Howling Bells foram recebidos com agradável surpresa, permitindo um verdadeiro momento de relaxe e contemplação. A beleza de Juanita Stein é coerente com a sonoridade de indie rock melancólico, e o sentimento de puro orgulho português sentiu-se quando a própria confidenciou que nunca tinha actuado num festival tão belo.
Já com a noite cerrada, surge em palco a simpática e até cómica figura esguia de Jarvis Coker. O ex-vocalista dos Pulp criou uma curiosa sintonia com o público simulando uma chamada aleatória por nomes próprios, alguns deles em Português. Foi para muitos um dos melhores concertos do festival. No seu actual papel de cantautor Jarvis Coker foi excêntrico na atitude e acutilante nas palavras e contou histórias de amores desastrosos. Para quem temia um último dia de festival menos poderoso nas propostas, a surpresa era evidente e o sentimento de satisfação e de já nostálgica despedida estavam instalados.

De rompante, após uma estranha e longa espera, os The Hives assaltaram o Nokia on play.

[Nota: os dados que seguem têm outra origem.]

diff --git a/graphsage_b200/csrc/api.cu b/graphsage_b200/csrc/api.cu
--- a/graphsage_b200/csrc/api.cu
+++ b/graphsage_b200/csrc/api.cu
@@ -66,6 +66,25 @@
 
 int32_t gs_version(void) { return GS_ABI_VERSION; }
 
+int32_t gs_step_kernel_footprint(int32_t which, int32_t* out) {
+  GS_REQUIRE(out != nullptr, "gs_step_kernel_footprint: out is NULL");
+  int32_t dyn = -1;
+  const void* fn = which == 0 ? gs::step_kernel_gather(&dyn) : which == 1 ? gs::step_kernel_sampler(&dyn)
+                 : which == 2 ? gs::step_kernel_gemm(&dyn) : which == 3 ? gs::step_kernel_small_layer(&dyn) : nullptr;
+  GS_REQUIRE(fn != nullptr, "gs_step_kernel_footprint: which=%d (0..3)", which);
+  cudaFuncAttributes a;
+  GS_CUDA(cudaFuncGetAttributes(&a, fn));
+  out[0] = a.numRegs;
+  out[1] = (int32_t)a.sharedSizeBytes;
+  out[2] = a.maxThreadsPerBlock;
+  out[3] = dyn;
+  int dev = 0, reserved = 0;
+  GS_CUDA(cudaGetDevice(&dev));
+  GS_CUDA(cudaDeviceGetAttribute(&reserved, cudaDevAttrReservedSharedMemoryPerBlock, dev));
+  out[4] = reserved;
+  return GS_OK;
+}
+
 const char* gs_last_error_string(void) { return gs::g_err; }
 
 int32_t gs_set_tuning(const char* key, int32_t value) {
diff --git a/graphsage_b200/csrc/common.cuh b/graphsage_b200/csrc/common.cuh
--- a/graphsage_b200/csrc/common.cuh
+++ b/graphsage_b200/csrc/common.cuh
@@ -12,6 +12,10 @@
 int32_t cuda_fail(cudaError_t e, const char* what);
 int32_t tuning(const char* key, int32_t dflt);
 int32_t ensure_dyn_smem(const void* kernel, int bytes);
+const void* step_kernel_gather(int32_t* dyn_smem);
+const void* step_kernel_sampler(int32_t* dyn_smem);
+const void* step_kernel_gemm(int32_t* dyn_smem);
+const void* step_kernel_small_layer(int32_t* dyn_smem);
 
 #define GS_REQUIRE(cond, ...)            \
   do {                                   \
diff --git a/graphsage_b200/csrc/gather.cu b/graphsage_b200/csrc/gather.cu
--- a/graphsage_b200/csrc/gather.cu
+++ b/graphsage_b200/csrc/gather.cu
@@ -218,21 +218,21 @@
 };
 
 __device__ __forceinline__ void gather_img_store(const GatherImg& im, int part, int64_t orow, int c, float4 v) {
-  const int kb = c >> 3, chunk = c & 7;
+  const int kb = c >> 2, chunk = c & 3;
   const int64_t mt = orow >> 7;
   const int r = (int)(orow & 127);
-  unsigned char* dst = im.base + ((((int64_t)part * im.n_mtiles + mt) * im.kblocks + kb) * 2) * 16384 +
-                       (uint32_t)(r * 128 + ((chunk ^ (r & 7)) << 4));
+  unsigned char* dst = im.base + ((((int64_t)part * im.n_mtiles + mt) * im.kblocks + kb) * 2) * 8192 +
+                       (uint32_t)(r * 64 + ((chunk ^ ((r >> 1) & 3)) << 4));
   uint4 hi, lo;
   hi.x = __float_as_uint(v.x) & 0xFFFFE000u; hi.y = __float_as_uint(v.y) & 0xFFFFE000u;
   hi.z = __float_as_uint(v.z) & 0xFFFFE000u; hi.w = __float_as_uint(v.w) & 0xFFFFE000u;
   lo.x = __float_as_uint(v.x - __uint_as_float(hi.x)) & 0xFFFFE000u; lo.y = __float_as_uint(v.y - __uint_as_float(hi.y)) & 0xFFFFE000u;
   lo.z = __float_as_uint(v.z - __uint_as_float(hi.z)) & 0xFFFFE000u; lo.w = __float_as_uint(v.w - __uint_as_float(hi.w)) & 0xFFFFE000u;
   *reinterpret_cast<uint4*>(dst) = hi;
-  *reinterpret_cast<uint4*>(dst + 16384) = lo;
-}
-
-template <class Rows>
+  *reinterpret_cast<uint4*>(dst + 8192) = lo;
+}
+
+template <class Rows, bool kImg>
 __global__ void __launch_bounds__(192) gather_mean_tma2_kernel(const __grid_constant__ Rows rows_of, int F,
                                                                const __grid_constant__ SegTable tab,
                                                                int include_self, float* __restrict__ out_self,
@@ -309,7 +309,7 @@
     }
     if (last) {
       const int64_t orow = sg.out_row0 + i;
-      const int ncol_img = img.base ? img.kblocks * 8 : 0;
+      const int ncol_img = kImg ? img.kblocks * 4 : 0;
 #pragma unroll
       for (int q = 0; q < 2; ++q) {
         const int c = threadIdx.x + q * blockDim.x;
@@ -328,7 +328,7 @@
             if (out_mean) reinterpret_cast<float4*>(out_mean + orow * out_pitch)[c] = a;
             if (out_self) reinterpret_cast<float4*>(out_self + orow * out_pitch)[c] = sv;
           }
-          if (c < ncol_img) {
+          if (kImg && c < ncol_img) {
             if (img.want_self) gather_img_store(img, 0, orow, c, sv);
             gather_img_store(img, img.want_self ? 1 : 0, orow, c, a);
           }
@@ -768,7 +768,8 @@
 template <class Rows>
 static int32_t launch_gather_tma2(const Rows& rows_of, int F, const SegTable& tab, int include_self, float* out_self, float* out_mean,
                                   int64_t out_pitch, const GatherImg& img, cudaStream_t st) {
-  const int32_t rc_attr = ensure_dyn_smem((const void*)gather_mean_tma2_kernel<Rows>, 200 * 1024);
+  const void* fn = img.base ? (const void*)gather_mean_tma2_kernel<Rows, true> : (const void*)gather_mean_tma2_kernel<Rows, false>;
+  const int32_t rc_attr = ensure_dyn_smem(fn, 200 * 1024);
   if (rc_attr != GS_OK) return rc_attr;
   const int ncol4 = (int)(out_pitch / 4);
   const int row_bytes = ((F + 3) / 4) * 16;
@@ -783,9 +784,18 @@
   int64_t blocks = tab.total_rows;
   int64_t cap = (int64_t)sm_count() * per_sm;
   if (blocks > cap) blocks = cap;
-  gather_mean_tma2_kernel<Rows><<<(unsigned)blocks, threads, smem2, st>>>(rows_of, F, tab, include_self, out_self, out_mean,
-                                                                          out_pitch, row_bytes, img);
+  if (img.base)
+    gather_mean_tma2_kernel<Rows, true><<<(unsigned)blocks, threads, smem2, st>>>(rows_of, F, tab, include_self, out_self,
+                                                                                out_mean, out_pitch, row_bytes, img);
+  else
+    gather_mean_tma2_kernel<Rows, false><<<(unsigned)blocks, threads, smem2, st>>>(rows_of, F, tab, include_self, out_self,
+                                                                                 out_mean, out_pitch, row_bytes, img);
   return launch_check("gather_mean_tma2_kernel");
+}
+
+const void* step_kernel_gather(int32_t* dyn_smem) {
+  *dyn_smem = -1;
+  return (const void*)gather_mean_tma2_kernel<DenseRows, false>;
 }
 }
 
@@ -1046,8 +1056,8 @@
 
 int64_t gs_gather_mean_img_bytes(int64_t rows, int32_t F, int32_t want_self) {
   if (rows < 0 || F < 1) return -1;
-  const int64_t n_mtiles = (rows + 127) / 128, kblocks = (F + 31) / 32;
-  return (want_self ? 2 : 1) * n_mtiles * kblocks * 2 * 16384;
+  const int64_t n_mtiles = (rows + 127) / 128, kblocks = (F + 15) / 16;
+  return (want_self ? 2 : 1) * n_mtiles * kblocks * 2 * 8192;
 }
 
 int32_t gs_gather_mean_img(const void* src, int64_t n_src_rows, const gs_sharded_table* table_host, int32_t ids_are_locators,
@@ -1077,7 +1087,7 @@
   }
   gs::GatherImg img;
   img.base = (unsigned char*)images;
-  img.kblocks = (F + 31) / 32;
+  img.kblocks = (F + 15) / 16;
   img.n_mtiles = (int32_t)((rows + 127) / 128);
   img.want_self = want_self ? 1 : 0;
   if (src) {
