template <int CIN, int NS, int ND, int NW>
__global__ __launch_bounds__(64 * (NS + ND + NW), (NS + ND + NW + 3) / 4) void pn_bwd_top_q_kernel(
    const float* __restrict__ y_prev, const float* __restrict__ bn_prev, const float* __restrict__ q,
    const int* __restrict__ vlist, int N, float* __restrict__ dz_prev, float* __restrict__ partial,
    float* __restrict__ dwpart, const int2* __restrict__ rtile, const float* __restrict__ rsum, int F) {
  constexpr int K = 0;
  constexpr bool FIRST = false;
  constexpr int RB = 32, SA = 6 * CIN + 16, CT = CIN / 32, KA = CIN / 16, KW = RB / 16;
  constexpr int NTS = 64 * NS, QC = CIN / 4, RG = NTS / QC, NLY = RB * QC / NTS;
  constexpr int ELEMS = CIN * CIN + CIN;
  static_assert(CIN == 128 && ND == CT && NW == 4 && NS == 4 && NLY % 2 == 0, "shapes");
  __shared__ __attribute__((aligned(16))) unsigned char pa[2][RB * SA];
  __shared__ __attribute__((aligned(16))) float outp[2][RB * CIN];
  __shared__ __attribute__((aligned(16))) float rowsum[3][RB * CIN];
  const int wave = __builtin_amdgcn_readfirstlane(threadIdx.x >> 6), lane = threadIdx.x & 63, j = lane & 31, hh = lane >> 5;
  const int TB = (N + RB - 1) / RB, U = vlist[0] * TB, G = gridDim.x;
  const int n_it = (int)blockIdx.x < U ? (U - (int)blockIdx.x + G - 1) / G : 0;
  auto part_of = [&](int it) {
    const int u = (int)blockIdx.x + it * G;
    return u < U && it >= 0 ? vlist[4 + u / TB] : 0;
  };
  auto n0_of = [&](int it) { return (((int)blockIdx.x + it * G) % TB) * RB; };

  if (wave < NS) {
    const int te = threadIdx.x;
    int cy4 = te % QC, ry0 = te / QC;
    const float4 sc = reinterpret_cast<const float4*>(bn_prev)[cy4];
    const float4 sh = reinterpret_cast<const float4*>(bn_prev + CIN)[cy4];
    const float4 mn = reinterpret_cast<const float4*>(bn_prev + 2 * CIN)[cy4];
    const int T1 = (N + 31) / 32 + 1;
    float4 ya[NLY], yb[NLY], yc[NLY];
    float4 colsum = make_float4(0.0f, 0.0f, 0.0f, 0.0f);
    float4 s1v = colsum, t2v = colsum;
    const pn_f32x2 sc01 = {sc.x, sc.y}, sc23 = {sc.z, sc.w}, sh01 = {sh.x, sh.y}, sh23 = {sh.z, sh.w}, zero2 = {0.0f, 0.0f};
    auto fetch = [&](int it, int m, float4(&ry)[NLY]) {
      const int n0 = n0_of(it);
      const long long row0 = (long long)m * N + n0;
#pragma unroll
      for (int i = 0; i < NLY; ++i) {
        const int rl = ry0 + i * RG;
        const int rr = n0 + rl < N ? rl : N - 1 - n0;
        ry[i] = reinterpret_cast<const float4*>(y_prev)[(row0 + rr) * QC + cy4];
      }
    };
    auto stash = [&](int it, int b, const float4(&ry)[NLY]) {
      const int n0 = n0_of(it);
#pragma unroll
      for (int i = 0; i < NLY; ++i) {
        const int rl = ry0 + i * RG;
        const bool ok = n0 + rl < N;
        pn_f32x2 v01 = __builtin_elementwise_max(__builtin_elementwise_fma(pn_f32x2{ry[i].x, ry[i].y}, sc01, sh01), zero2);
        pn_f32x2 v23 = __builtin_elementwise_max(__builtin_elementwise_fma(pn_f32x2{ry[i].z, ry[i].w}, sc23, sh23), zero2);
        if (!ok) v01 = v23 = zero2;
        colsum.x += v01[0];
        colsum.y += v01[1];
        colsum.z += v23[0];
        colsum.w += v23[1];
        pn_bf16x4 ph, pm, pl;
        pn_split4v(v01, v23, ph, pm, pl);
        unsigned char* p = pa[b] + rl * SA + 8 * cy4;
        *reinterpret_cast<pn_bf16x4*>(p) = ph;
        *reinterpret_cast<pn_bf16x4*>(p + 2 * CIN) = pm;
        *reinterpret_cast<pn_bf16x4*>(p + 4 * CIN) = pl;
      }
    };
    auto epilogue = [&](int it, int m, const float4(&ye)[NLY]) {
      const int n0 = n0_of(it), slot = it % 3;
      const auto dzr = __builtin_amdgcn_make_buffer_rsrc(dz_prev + ((long long)m * N + n0) * CIN, 0,
                                                         (N - n0 < RB ? N - n0 : RB) * CIN * 4, 0x00020000);
      const float* ob = &outp[it & 1][0];
#pragma unroll
      for (int i = 0; i < NLY; ++i) {
        const int rl = ry0 + i * RG;
        const bool ok = n0 + rl < N;
        float4 o = *reinterpret_cast<const float4*>(ob + rl * CIN + 4 * cy4);
        const float4 sp = *reinterpret_cast<const float4*>(&rowsum[slot][rl * CIN + 4 * cy4]);
        o.x += sp.x;
        o.y += sp.y;
        o.z += sp.z;
        o.w += sp.w;
        const float4 yv = ye[i];
        float4 d;
        d.x = (ok && __builtin_fmaf(yv.x, sc.x, sh.x) > 0.0f) ? o.x : 0.0f;
        d.y = (ok && __builtin_fmaf(yv.y, sc.y, sh.y) > 0.0f) ? o.y : 0.0f;
        d.z = (ok && __builtin_fmaf(yv.z, sc.z, sh.z) > 0.0f) ? o.z : 0.0f;
        d.w = (ok && __builtin_fmaf(yv.w, sc.w, sh.w) > 0.0f) ? o.w : 0.0f;
        __builtin_amdgcn_raw_buffer_store_b128(__builtin_bit_cast(pn_u32x4, d), dzr, (rl * CIN + 4 * cy4) * 4, 0, 0);
        s1v.x += d.x;
        s1v.y += d.y;
        s1v.z += d.z;
        s1v.w += d.w;
        t2v.x = __builtin_fmaf(d.x, yv.x - mn.x, t2v.x);
        t2v.y = __builtin_fmaf(d.y, yv.y - mn.y, t2v.y);
        t2v.z = __builtin_fmaf(d.z, yv.z - mn.z, t2v.z);
        t2v.w = __builtin_fmaf(d.w, yv.w - mn.w, t2v.w);
      }
    };
    int2 rt = make_int2(0, 0);
    float4 rv[NLY];
    auto rt_fetch = [&](int it, int m) { rt = rtile[(long long)m * T1 + (n0_of(it) >> 5)]; };
    auto rows_fetch = [&](int m) {
      const int bytes = F * CIN * 4;
      const auto rsr = __builtin_amdgcn_make_buffer_rsrc(const_cast<float*>(rsum) + (long long)m * F * CIN, 0, bytes, 0x00020000);
#pragma unroll
      for (int i = 0; i < NLY; ++i) {
        const int rl = ry0 + i * RG;
        const unsigned mask = (unsigned)rt.y;
        const int jr = rt.x + __builtin_popcount(mask & ((1u << rl) - 1u));
        rv[i] = __builtin_bit_cast(float4, __builtin_amdgcn_raw_buffer_load_b128(rsr, (mask >> rl) & 1u ? (jr * CIN + 4 * cy4) * 4 : bytes, 0, 0));
      }
    };
    auto rows_stash = [&](int it) {
      const int slot = it % 3;
#pragma unroll
      for (int i = 0; i < NLY; ++i) *reinterpret_cast<float4*>(&rowsum[slot][(ry0 + i * RG) * CIN + 4 * cy4]) = rv[i];
    };
    int m1 = part_of(1), m2 = part_of(2), m3 = part_of(3);
    int m_prev = 0, m_cur = part_of(0);
    if (n_it > 0) {
      rt_fetch(0, m_cur);
      fetch(0, m_cur, yb);
      rows_fetch(m_cur);
      if (n_it > 1) rt_fetch(1, m1);
      rows_stash(0);
      stash(0, 0, yb);
      if (n_it > 1) {
        fetch(1, m1, yc);
        rows_fetch(m1);
      }
      if (n_it > 2) rt_fetch(2, m2);
    }
    __syncthreads();
    PN_T_DECL
    auto step = [&](int it, auto steady_tag) {
      constexpr bool STEADY = decltype(steady_tag)::value;
      const int m4 = part_of(it + 4);
      asm volatile("" : "+v"(cy4), "+v"(ry0));
      if (STEADY || it > 0) epilogue(it - 1, m_prev, ya);
      if (STEADY || it + 1 < n_it) rows_stash(it + 1);
#pragma unroll
      for (int i = 0; i < NLY; ++i) {
        ya[i] = yb[i];
        yb[i] = yc[i];
      }
      if (STEADY || it + 2 < n_it) {
        fetch(it + 2, m2, yc);
        rows_fetch(m2);
      }
      if (STEADY || it + 3 < n_it) rt_fetch(it + 3, m3);
      if (STEADY || it + 1 < n_it) stash(it + 1, (it + 1) & 1, yb);
      m_prev = m_cur;
      m_cur = m1;
      m1 = m2;
      m2 = m3;
      m3 = m4;
      PN_BAR
    };
    int it = 0;
    for (int phase = 0; phase < 2; ++phase) {
      const int hi = phase == 0 ? (n_it < 1 ? n_it : 1) : n_it;
      for (; it < hi; ++it) step(it, std::false_type{});
      if (phase == 0)
        for (; it + 3 < n_it; ++it) step(it, std::true_type{});
    }
    if (n_it > 0) epilogue(n_it - 1, m_prev, ya);
    PN_T_REPORT("stager")
    float* scr = reinterpret_cast<float*>(&pa[0][0]);
    const float4 is4 = reinterpret_cast<const float4*>(bn_prev + 3 * CIN)[cy4];
    t2v.x *= is4.x;
    t2v.y *= is4.y;
    t2v.z *= is4.z;
    t2v.w *= is4.w;
    *reinterpret_cast<float4*>(scr + (0 * RG + ry0) * CIN + 4 * cy4) = colsum;
    *reinterpret_cast<float4*>(scr + (1 * RG + ry0) * CIN + 4 * cy4) = s1v;
    *reinterpret_cast<float4*>(scr + (2 * RG + ry0) * CIN + 4 * cy4) = t2v;
  } else if (wave < NS + ND) {
    const int ct = wave - NS, d0 = 32 * ct;
    pn_bf16x8 qh[KA], qm[KA], ql[KA];
#pragma unroll
    for (int ks = 0; ks < KA; ++ks)
#pragma unroll
      for (int u = 0; u < 8; ++u) {
        const float f = q[(long long)(16 * ks + 8 * hh + u) * CIN + d0 + j];
        qh[ks][u] = (__bf16)f;
        const float r1 = f - (float)qh[ks][u];
        qm[ks][u] = (__bf16)r1;
        ql[ks][u] = (__bf16)(r1 - (float)qm[ks][u]);
      }
    const float c0v = q[(long long)CIN * CIN + d0 + j];
    __syncthreads();
    PN_T_DECL
    for (int it = 0; it < n_it; ++it) {
      const int b = it & 1;
      f32x16 acc;
#pragma unroll
      for (int r = 0; r < 16; ++r) acc[r] = c0v;
      const unsigned char* qrow = pa[b] + j * SA + 16 * hh;
      pn_bf16x8 fa[2][3];
#pragma unroll
      for (int i = 0; i <= KA; ++i) {
        if (i < KA) {
#pragma unroll
          for (int pl = 0; pl < 3; ++pl) fa[i & 1][pl] = *reinterpret_cast<const pn_bf16x8*>(qrow + 2 * CIN * pl + 32 * i);
        }
        if (i > 0) {
          const int sb = (i - 1) & 1;
          PN_MFMA6(acc, fa[sb][0], fa[sb][1], fa[sb][2], qh[i - 1], qm[i - 1], ql[i - 1])
        }
      }
      float* o = &outp[b][0] + d0 + j;
#pragma unroll
      for (int r = 0; r < 16; ++r) o[acc_row(r, hh) * CIN] = acc[r];
      PN_BAR
    }
    PN_T_REPORT("dgrad")
  } else {
    const int ww = wave - NS - ND;
    const int g16 = lane >> 4, i16 = lane & 15;
    const int trow = 8 * (g16 >> 1) + (i16 >> 2), tcol = 16 * (g16 & 1) + 4 * (i16 & 3);
    const int offa = trow * SA + 2 * tcol;
    constexpr int TPW = PnGPlan::TPW;
    f32x16 acc[TPW];
#pragma unroll
    for (int i = 0; i < TPW; ++i) acc[i] = f32x16{0};
    __syncthreads();
    PN_T_DECL
    auto run = [&](auto w_tag) {
      constexpr int W = decltype(w_tag)::value;
      for (int it = 0; it < n_it; ++it) {
        const unsigned char* ba = pa[it & 1] + offa;
        pn_bf16x8 f[4][3];
#pragma unroll
        for (int ks = 0; ks < KW; ++ks) {
          pn_static_for<4>([&](auto c_tag) {
            constexpr int c = decltype(c_tag)::value;
            if constexpr (PnGPlan::uses(W, c)) {
#pragma unroll
              for (int pl = 0; pl < 3; ++pl) f[c][pl] = pn_tr_frag(ba + 16 * ks * SA + 2 * CIN * pl + 64 * c, SA);
            }
          });
          pn_static_for<TPW>([&](auto i_tag) {
            constexpr int i = decltype(i_tag)::value;
            constexpr PnGTile tl = PnGPlan::t[W][i];
            if constexpr (tl.a >= 0) {
              PN_MFMA6(acc[i], f[tl.a][0], f[tl.a][1], f[tl.a][2], f[tl.b][0], f[tl.b][1], f[tl.b][2])
            }
          });
        }
        PN_BAR
      }
      float* out = dwpart + (long long)blockIdx.x * ELEMS;
      pn_static_for<TPW>([&](auto i_tag) {
        constexpr int i = decltype(i_tag)::value;
        constexpr PnGTile tl = PnGPlan::t[W][i];
        if constexpr (tl.a >= 0) {
#pragma unroll
          for (int r = 0; r < 16; ++r) {
            const int ra = 32 * tl.a + acc_row(r, hh), cb = 32 * tl.b + j;
            out[ra * CIN + cb] = acc[i][r];
            if (tl.a != tl.b) out[cb * CIN + ra] = acc[i][r];
          }
        }
      });
    };
    if (ww == 0) run(std::integral_constant<int, 0>{});
    else if (ww == 1) run(std::integral_constant<int, 1>{});
    else if (ww == 2) run(std::integral_constant<int, 2>{});
    else run(std::integral_constant<int, 3>{});
    PN_T_REPORT("gram")
  }
  __syncthreads();
  {
    const float* scr = reinterpret_cast<const float*>(&pa[0][0]);
    float* out = dwpart + (long long)blockIdx.x * ELEMS;
    const int t = threadIdx.x;
    if (t < 3 * CIN) {
      const int qq = t / CIN, c = t % CIN;
      float s = 0.0f;
#pragma unroll
      for (int g = 0; g < RG; ++g) s += scr[(qq * RG + g) * CIN + c];
      if (qq == 0) out[CIN * CIN + c] = s;
      else partial[((long long)blockIdx.x * CIN + c) * 2 + (qq - 1)] = s;
    }
  }
}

Já são repetentes em palcos nacionais, mas, mas a actuação em Coura fica marcada pela forma como incendiaram a plateia. Howlin Pelle, o vocalista da banda sueca, ameaçou e cumpriu com verdadeiros morteiros de rock. A loucura estava instalada e foi uma grande despedida do palco principal. Todos responderam, sempre, aos chamamentos de Ladies and Gentlemens e os momentos de explosão aconteceram em “Walk idiot walk”, “Hate to say i told you so” e “Tick tick boom”. Já em momento de encore, os The Hives entoaram de forma memorável o “Return the favour” até à última gota de sangue.

O palco principal ficou deserto passados 10 minutos, e a imensa moldura humana que vibrara durante 4 dias consecutivos na 17ª edição do festival, rumou ora aos acampamentos, ora à zona de restauração e fast-food ou ainda ao palco after onde se preparavam os remates finais.
Os Sizo, banda da cidade Invicta, tiveram o papel de fechar os motes de rock propostos pela organização. Ainda com alguma velocidade dada pelos The Hives, os Sizo arrebataram uma composta participação.
Ao Nuno Lopes coube a tarefa de entreter os resistentes até à madrugada com sons de electrónica, e hábil mistura pop.

Apesar dos nítidos sinais da “maldita” crise e a nítida ausência de um patrocinador de peso para a promoção do evento, Paredes de Coura foi um dos momentos mais consistentes do panorama musical deste ano. Para 2010 as datas estão garantidas e o encontro ficou marcado para o mesmo local entre 28 e 31de Julho.